Estimates and removes the least squares linear trend of the dim-th dimension from all grid points (missing values allowed).

Prototype

	function dtrend_msg_n (
		x           [*] : numeric,  
		y               : numeric,  
		remove_mean [1] : logical,  
		return_info [1] : logical,  
		dim         [1] : integer   
	)

	return_val [dimsizes(y)] :  numeric

Arguments

x

One-dimensional array containing the coordinate of the dim-th dimension of y. [eg: time].

y

A multi-dimensional array or scalar value equal to the data to be detrended. The dimension from which the trend is calculated needs to be the dim-th dimension. This is usually time.

remove_mean

A logical scalar indicating whether or not the mean is removed from return_val. True = remove mean, False = do not remove mean.

return_info

A logical scalar controlling whether attributes corresponding to the y-intercept and slope are attached to return_val. True = attributes returned. False = no attributes returned.

dim

A scalar integer indicating which dimension of y to do the calculation on. Dimension numbering starts at 0.

Return value

An array of the same size as y. Double if y is double, float otherwise.
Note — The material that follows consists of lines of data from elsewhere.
struct gpsig_ctx {
    int device = 0;
    int num_cus = 256;
    hipStream_t stream = nullptr;
    int ptr_mode = GPSIG_PTR_HOST;
    int shard_i = 0, shard_n = 1;
    int use_glds = 1;
    int allow_exact = 1;
    int keep_reset = 1;
    int f32_pack = 2, f32_waves = 0;
    int allow_pk2 = 1;
    int max_run = 0;
    int tens_lanes = -1;
    int grad_scratch_mb = 4096;
    int matern_fast = 1;
    int grad_fused_piece = 0;
    int grad_stash_mb = 4096;
    bool stash_want = false;
    int64_t stash_desc[8] = {0, 0, 0, 0, 0, 0, 0, 0};
    int64_t stash_gen = 0;
    int grad_impl = 0;
    void* blas_handle = nullptr;
    int tvs_tile = -1;
    int wide = -1;
    int wide_contract = 1, wide_lat_waves = -1, wide_sym_fold = 1, ho_g32 = -1, wide_few_cols = 0, tvs_grad_matern = 1, wide_o1_sweeps = 1;
    int wide_chunk_mb = 0;
    int tvs_features = -1;
    int tvs_tile_nw = 0;
    int tens_tile = 1;
    int spectral_wave = 1;
    int diag_own = 1;
    int lr_gemm = 1;
    int lr_fused_pad = 1;
    int lr_fused_variant = 0;
    int lr_fused = 1;
    double* tvs_aux_out = nullptr;
    bool tvs_aux_written = false;
    int tvs_grad_tile = 1;
    int sig_features = -1;
    int sf_keep = 0;
    bool sf_valid = false;
    const void* sf_X = nullptr; const void* sf_phi = nullptr; uint64_t sf_key = 0;
    int sig_features_grad = -1;
    int lr_grad_threads = 1024;
    int sig_graded = 1;
    int sig_gemm_dma = 1;
    int lr_jacobi = 1;
    int tvs_zreg = -1;
    std::string err;
    DevBuf buf[B_COUNT];
    std::vector<gpsig::SeqTask> host_tasks;
    std::vector<TaskSlot> task_slots;
    uint64_t task_clock = 0;
    std::vector<double> last_weights;
    std::vector<double> last_ls;
    void* ls_base = nullptr;
    std::vector<double> last_spec;
    void* spec_base = nullptr;
    uint64_t lr_hash = 0;
    void* lr_base = nullptr;
    std::vector<size_t> lr_offsets;
    int64_t lr_off_key[3] = {-1, -1, -1};
    void* lr_off_base = nullptr;
    uint64_t lrg_hash = 0;
    void* lrg_base = nullptr;
    std::vector<size_t> lrg_offsets;
    std::vector<hipEvent_t> ev;
    size_t ev_used = 0;
    int64_t t_launches = 0, t_pairs = 0;
    const char* t_kernel = nullptr;
    double t_flops = 0.0;
    bool capturing = false, capture_failed = false;
    uint64_t alloc_gen = 0;
    hipStream_t probe_stream = nullptr;
    unsigned long long* probe_buf = nullptr;
    int probe_cap = 0, probe_n = 0;
    static constexpr int PROBE_WAVES = 8;
    double probe_ghz[PROBE_WAVES] = {};
    int probe_xcc[PROBE_WAVES] = {};
    int probe_waves = 0;
    void* pin[2] = {nullptr, nullptr};
    size_t pin_bytes = 0;
    hipEvent_t pin_ev[2] = {nullptr, nullptr};
    int pinned_staging = 1;
    hipStream_t side_stream = nullptr;
    hipEvent_t side_fork = nullptr, side_join = nullptr;
    volatile int* probe_stop = nullptr;
    std::vector<struct gpsig_lr_state*> lr_states;
};

struct gpsig_graph {
    hipGraph_t graph = nullptr;
    hipGraphExec_t exec = nullptr;
    uint64_t alloc_gen = 0;
    gpsig_ctx* ctx = nullptr;
};

inline int fail(gpsig_ctx* c, int code, const char* fmt, ...) {
    char tmp[512];
    va_list ap;
    va_start(ap, fmt);
    vsnprintf(tmp, sizeof(tmp), fmt, ap);
    va_end(ap);
    if (c) c->err = tmp; else g_create_error = tmp;
    return code;
}

#define HIPCHK(c, expr)                                                                                         \
    do {                                                                                                        \
        hipError_t e__ = (expr);                                                                                \
        if (e__ != hipSuccess) return fail((c), GPSIG_ERR_HIP, "%s failed: %s", #expr, hipGetErrorString(e__)); \
    } while (0)
#define CHK(expr)                    \
    do {                             \
        int rc__ = (expr);           \
        if (rc__ != GPSIG_OK) return rc__; \
    } while (0)

inline int no_capture(gpsig_ctx* c, const char* what) {
    if (!c->capturing) return GPSIG_OK;
    c->capture_failed = true;
    return fail(c, GPSIG_ERR_INVALID, "graph capture: %s -- run the same calls once before gpsig_graph_begin", what);
}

Two attributes (slope and y_intercept) may be attached to return_val if return_info = True. These attributes will be one-dimensional arrays if y is one-dimensional. If y is multi-dimensional, the attributes will be the same size as y minus the dim-th dimension but in the form of a one-dimensional array. e.g. if y is 45 x 34 and dim is 1, then the attributes will be a one-dimensional array of size 45*34. This occurs because attributes cannot be multi-dimensional. Double if return_val is double, float otherwise.

You access the attributes through the @ operator:

  print(return_val@slope)
  print(return_val@y_intercept)

Description

Estimates and removes the least squares linear trend of the dim-th dimension from all grid points. The mean is optionally removed. Missing values are allowed. Optionally returns the slope (i.e., linear trend per unit time interval) and y-intercept for graphical purposes.

See Also

dtrend_quadratic, dtrend_quadratic_msg_n, dtrend_msg, dtrend_n, dtrend

Examples

Example 1

Let x be one-dimensional with dimension time and y be three-dimensional with dimensions lat,lon, and time. The return_val will be three-dimensional with dimensions lat,lon, time. The mean is removed.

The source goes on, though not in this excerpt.